Assignment: In your reply, write out each entry exactly as given.

---------- Material provided ----------

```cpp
template <bool F32, bool PF>
int dispatch_cfg(int mode, int waves, const float* X, int L, long ldx, const int* idx, const int* Y,
                 const float* params, int nc, float* out, int out_stride, int B, float inv_B, const FusedOpt& opt,
                 const unsigned char* wprep, hipStream_t stream) {
  if (mode == 2)
    return launch_step<8, 2, F32, PF>(X, L, ldx, idx, Y, params, nc, out, out_stride, B, inv_B, opt, wprep, stream);
  if (mode == 0)
    return waves == 8
               ? launch_step<8, 0, F32, PF>(X, L, ldx, idx, Y, params, nc, out, out_stride, B, inv_B, opt, wprep, stream)
               : launch_step<16, 0, F32, PF>(X, L, ldx, idx, Y, params, nc, out, out_stride, B, inv_B, opt, wprep,
                                             stream);
  return waves == 8
             ? launch_step<8, 1, F32, PF>(X, L, ldx, idx, Y, params, nc, out, out_stride, B, inv_B, opt, wprep, stream)
             : launch_step<16, 1, F32, PF>(X, L, ldx, idx, Y, params, nc, out, out_stride, B, inv_B, opt, wprep, stream);
}

int step_dispatch(int mode, int prec, const float* X, int L, long ldx, const int* idx, const int* Y,
                  const float* params, int nc, float* out, int out_stride, int B, float inv_B, const FusedOpt& opt,
                  const unsigned char* wprep, hipStream_t stream) {
  if (prec != 0 && prec != 1) return ecg::kBadArg;
  int st = check_step_args(L, nc, B, out_stride, mode, prec == 1);
  if (st) return st;
  if (wprep && prec == 1) return ecg::kBadArg;
  const int waves = pick_waves(L, prec == 1);
  if (prec == 1)
    return dispatch_cfg<true, false>(mode, waves, X, L, ldx, idx, Y, params, nc, out, out_stride, B, inv_B, opt,
                                     nullptr, stream);
  if (wprep)
    return dispatch_cfg<false, true>(mode, waves, X, L, ldx, idx, Y, params, nc, out, out_stride, B, inv_B, opt,
                                     wprep, stream);
  return dispatch_cfg<false, false>(mode, waves, X, L, ldx, idx, Y, params, nc, out, out_stride, B, inv_B, opt,
                                    nullptr, stream);
}

FusedOpt no_fuse() {
  FusedOpt o{};
  o.slab_wt = 1;
  return o;
}

int reduce_dispatch(const float* slab, int G, int stride, int P, float* params, float* mom, float* grad_out,
                    float* loss_acc, float lr, float momentum, float wd, int nesterov, int apply,
                    unsigned char* wprep, hipStream_t stream, const GatherArgs* gather = nullptr) {
  if (G <= 0 || P <= 0 || stride < P + 1) return ecg::kBadArg;
  if (apply && (!params || (momentum != 0.f && !mom))) return ecg::kBadArg;
  constexpr int cols = kRedColsDefault;
  const int blocks = (P + 1 + cols - 1) / cols;
  GatherArgs ga{};
  ga.nred = INT_MAX;
  int grid = blocks;
  if (gather) {
    ga = *gather;
    ga.nred = blocks;
    const int rpb = gather_rows_per_block(ga.L, ga.vec, cols * RED_ROWG);
    grid += (ga.B + rpb - 1) / rpb;
  }
  hipLaunchKernelGGL(slab_reduce_sgd_kernel<cols>, dim3(grid), dim3(cols * RED_ROWG), 0, stream, slab, G, stride, P,
                     params, mom, grad_out, loss_acc, lr, momentum, wd, nesterov, apply, wprep, ga);
  ECG_HIP_CHECK(hipGetLastError());
  return ecg::kOk;
}

struct RoundGraph {
  hipGraph_t graph = nullptr;
  hipGraphExec_t exec = nullptr;
  int steps = 0;
};

}

ECG_API int ecg_tiny_param_count(int nc) { return make_layout(nc).P; }

ECG_API int ecg_tiny_set_stamps(unsigned long long* stamps) {
  g_stamps = stamps;
  return ecg::kOk;
}

ECG_API int ecg_tiny_force_waves(int waves) {
  pick_waves(32, false);
  const int prev = g_forced_waves;
  g_forced_waves = (waves == 8 || waves == 16) ? waves : 0;
  return prev;
}

ECG_API int ecg_tiny_smem_bytes(int L, int prec) {
  return make_smem(L, pick_waves(L, prec == 1), MAX_CLASSES, prec == 1).bytes;
}

ECG_API int ecg_tiny_wprep_bytes(void) { return WP_BYTES; }

ECG_API int ecg_tiny_prep(const float* params, void* wprep, hipStream_t stream) {
  return launch_prep(params, static_cast<unsigned char*>(wprep), nullptr, nullptr, 0, stream);
}

static int prep_then(int mode, int prec, const float* X, int L, long ldx, const int* idx, const int* Y,
                     const float* params, int nc, float* out, int out_stride, int B, float inv_B, void* wprep,
                     hipStream_t stream) {
  if (wprep) {
    if (prec != 0) return ecg::kBadArg;
    const int st = launch_prep(params, static_cast<unsigned char*>(wprep), nullptr, nullptr, 0, stream);
    if (st) return st;
  }
  return step_dispatch(mode, prec, X, L, ldx, idx, Y, params, nc, out, out_stride, B, inv_B, no_fuse(),
                       static_cast<const unsigned char*>(wprep), stream);
}

ECG_API int ecg_tiny_step_grads(const float* X, int L, long ldx, const int* idx, const int* Y,
                                const float* params, int nc, float* slab, int slab_stride, int B, float inv_B,
                                int prec, void* wprep, hipStream_t stream) {
  return prep_then(0, prec, X, L, ldx, idx, Y, params, nc, slab, slab_stride, B, inv_B, wprep, stream);
}

ECG_API int ecg_tiny_step_grads_twice(const float* X, int L, long ldx, const int* idx, const int* Y,
                                      const float* params, int nc, float* slab, int slab_stride, int B, float inv_B,
                                      int prec, void* wprep, hipStream_t stream) {
  return prep_then(2, prec, X, L, ldx, idx, Y, params, nc, slab, slab_stride, B, inv_B, wprep, stream);
}

ECG_API int ecg_tiny_forward(const float* X, int L, long ldx, const int* idx, const float* params, int nc,
                             float* logits, int B, int prec, void* wprep, hipStream_t stream) {
  return prep_then(1, prec, X, L, ldx, idx, nullptr, params, nc, logits, nc, B, 0.f, wprep, stream);
}

ECG_API int ecg_slab_reduce_sgd(const float* slab, int G, int stride, int P, float* params, float* mom,
                                float* grad_out, float* loss_acc, float lr, float momentum, float wd, int nesterov,
                                int apply, void* wprep, hipStream_t stream) {
  if (wprep && !apply) return ecg::kBadArg;
  return reduce_dispatch(slab, G, stride, P, params, mom, grad_out, loss_acc, lr, momentum, wd, nesterov, apply,
                         static_cast<unsigned char*>(wprep), stream);
}

static int train_step(const float* X, int L, long ldx, const int* idx, const int* Y, float* params, float* mom,
                      int nc, float* slab, int slab_stride, int B, float* loss_acc, float lr, float momentum, float wd,
                      int nesterov, int prec, unsigned char* wprep, int image, hipStream_t stream,
                      const GatherArgs* gather = nullptr) {
  int st = ecg::kOk;
// ... 148 lines not shown
```

Baseline: 24.83 million samples/s.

----------

Solution to this exercise:
```cpp
template <bool F32, bool PF>
int dispatch_cfg(int mode, int waves, const float* X, int L, long ldx, const int* idx, const int* Y,
                 const float* params, int nc, float* out, int out_stride, int B, float inv_B, const FusedOpt& opt,
                 const unsigned char* wprep, hipStream_t stream) {
  if (mode == 2)
    return launch_step<8, 2, F32, PF>(X, L, ldx, idx, Y, params, nc, out, out_stride, B, inv_B, opt, wprep, stream);
  if (mode == 0)
    return waves == 8
               ? launch_step<8, 0, F32, PF>(X, L, ldx, idx, Y, params, nc, out, out_stride, B, inv_B, opt, wprep, stream)
               : launch_step<16, 0, F32, PF>(X, L, ldx, idx, Y, params, nc, out, out_stride, B, inv_B, opt, wprep,
                                             stream);
  return waves == 8
             ? launch_step<8, 1, F32, PF>(X, L, ldx, idx, Y, params, nc, out, out_stride, B, inv_B, opt, wprep, stream)
             : launch_step<16, 1, F32, PF>(X, L, ldx, idx, Y, params, nc, out, out_stride, B, inv_B, opt, wprep, stream);
}

int step_dispatch(int mode, int prec, const float* X, int L, long ldx, const int* idx, const int* Y,
                  const float* params, int nc, float* out, int out_stride, int B, float inv_B, const FusedOpt& opt,
                  const unsigned char* wprep, hipStream_t stream) {
  if (prec != 0 && prec != 1) return ecg::kBadArg;
  int st = check_step_args(L, nc, B, out_stride, mode, prec == 1);
  if (st) return st;
  if (wprep && prec == 1) return ecg::kBadArg;
  const int waves = pick_waves(L, prec == 1);
  if (prec == 1)
    return dispatch_cfg<true, false>(mode, waves, X, L, ldx, idx, Y, params, nc, out, out_stride, B, inv_B, opt,
                                     nullptr, stream);
  if (wprep)
    return dispatch_cfg<false, true>(mode, waves, X, L, ldx, idx, Y, params, nc, out, out_stride, B, inv_B, opt,
                                     wprep, stream);
  return dispatch_cfg<false, false>(mode, waves, X, L, ldx, idx, Y, params, nc, out, out_stride, B, inv_B, opt,
                                    nullptr, stream);
}

FusedOpt no_fuse() {
  FusedOpt o{};
  o.slab_wt = 1;
  return o;
}

int reduce_dispatch(const float* slab, int G, int stride, int P, float* params, float* mom, float* grad_out,
                    float* loss_acc, float lr, float momentum, float wd, int nesterov, int apply,
                    unsigned char* wprep, hipStream_t stream, const GatherArgs* gather = nullptr) {
  if (G <= 0 || P <= 0 || stride < P + 1) return ecg::kBadArg;
  if (apply && (!params || (momentum != 0.f && !mom))) return ecg::kBadArg;
  constexpr int cols = kRedColsDefault;
  const int blocks = (P + 1 + cols - 1) / cols;
  GatherArgs ga{};
  ga.nred = INT_MAX;
  int grid = blocks;
  if (gather) {
    ga = *gather;
    ga.nred = blocks;
    const int rpb = gather_rows_per_block(ga.L, ga.vec, cols * RED_ROWG);
    grid += (ga.B + rpb - 1) / rpb;
  }
  hipLaunchKernelGGL(slab_reduce_sgd_kernel<cols>, dim3(grid), dim3(cols * RED_ROWG), 0, stream, slab, G, stride, P,
                     params, mom, grad_out, loss_acc, lr, momentum, wd, nesterov, apply, wprep, ga);
  ECG_HIP_CHECK(hipGetLastError());
  return ecg::kOk;
}

struct RoundGraph {
  hipGraph_t graph = nullptr;
  hipGraphExec_t exec = nullptr;
  int steps = 0;
};

}

ECG_API int ecg_tiny_param_count(int nc) { return make_layout(nc).P; }

ECG_API int ecg_tiny_set_stamps(unsigned long long* stamps) {
  g_stamps = stamps;
  return ecg::kOk;
}

ECG_API int ecg_tiny_force_waves(int waves) {
  pick_waves(32, false);
  const int prev = g_forced_waves;
  g_forced_waves = (waves == 8 || waves == 16) ? waves : 0;
  return prev;
}

ECG_API int ecg_tiny_smem_bytes(int L, int prec) {
  return make_smem(L, pick_waves(L, prec == 1), MAX_CLASSES, prec == 1).bytes;
}

ECG_API int ecg_tiny_wprep_bytes(void) { return WP_BYTES; }

ECG_API int ecg_tiny_prep(const float* params, void* wprep, hipStream_t stream) {
  return launch_prep(params, static_cast<unsigned char*>(wprep), nullptr, nullptr, 0, stream);
}

static int prep_then(int mode, int prec, const float* X, int L, long ldx, const int* idx, const int* Y,
                     const float* params, int nc, float* out, int out_stride, int B, float inv_B, void* wprep,
                     hipStream_t stream) {
  if (wprep) {
    if (prec != 0) return ecg::kBadArg;
    const int st = launch_prep(params, static_cast<unsigned char*>(wprep), nullptr, nullptr, 0, stream);
    if (st) return st;
  }
  return step_dispatch(mode, prec, X, L, ldx, idx, Y, params, nc, out, out_stride, B, inv_B, no_fuse(),
                       static_cast<const unsigned char*>(wprep), stream);
}

ECG_API int ecg_tiny_step_grads(const float* X, int L, long ldx, const int* idx, const int* Y,
                                const float* params, int nc, float* slab, int slab_stride, int B, float inv_B,
                                int prec, void* wprep, hipStream_t stream) {
  return prep_then(0, prec, X, L, ldx, idx, Y, params, nc, slab, slab_stride, B, inv_B, wprep, stream);
}

ECG_API int ecg_tiny_step_grads_twice(const float* X, int L, long ldx, const int* idx, const int* Y,
                                      const float* params, int nc, float* slab, int slab_stride, int B, float inv_B,
                                      int prec, void* wprep, hipStream_t stream) {
  return prep_then(2, prec, X, L, ldx, idx, Y, params, nc, slab, slab_stride, B, inv_B, wprep, stream);
}

ECG_API int ecg_tiny_forward(const float* X, int L, long ldx, const int* idx, const float* params, int nc,
                             float* logits, int B, int prec, void* wprep, hipStream_t stream) {
  return prep_then(1, prec, X, L, ldx, idx, nullptr, params, nc, logits, nc, B, 0.f, wprep, stream);
}

ECG_API int ecg_slab_reduce_sgd(const float* slab, int G, int stride, int P, float* params, float* mom,
                                float* grad_out, float* loss_acc, float lr, float momentum, float wd, int nesterov,
                                int apply, void* wprep, hipStream_t stream) {
  if (wprep && !apply) return ecg::kBadArg;
  return reduce_dispatch(slab, G, stride, P, params, mom, grad_out, loss_acc, lr, momentum, wd, nesterov, apply,
                         static_cast<unsigned char*>(wprep), stream);
}

static int train_step(const float* X, int L, long ldx, const int* idx, const int* Y, float* params, float* mom,
                      int nc, float* slab, int slab_stride, int B, float* loss_acc, float lr, float momentum, float wd,
                      int nesterov, int prec, unsigned char* wprep, int image, hipStream_t stream,
                      const GatherArgs* gather = nullptr) {
  int st = ecg::kOk;
// ... 148 lines not shown
```

Baseline: 24.83 million samples/s.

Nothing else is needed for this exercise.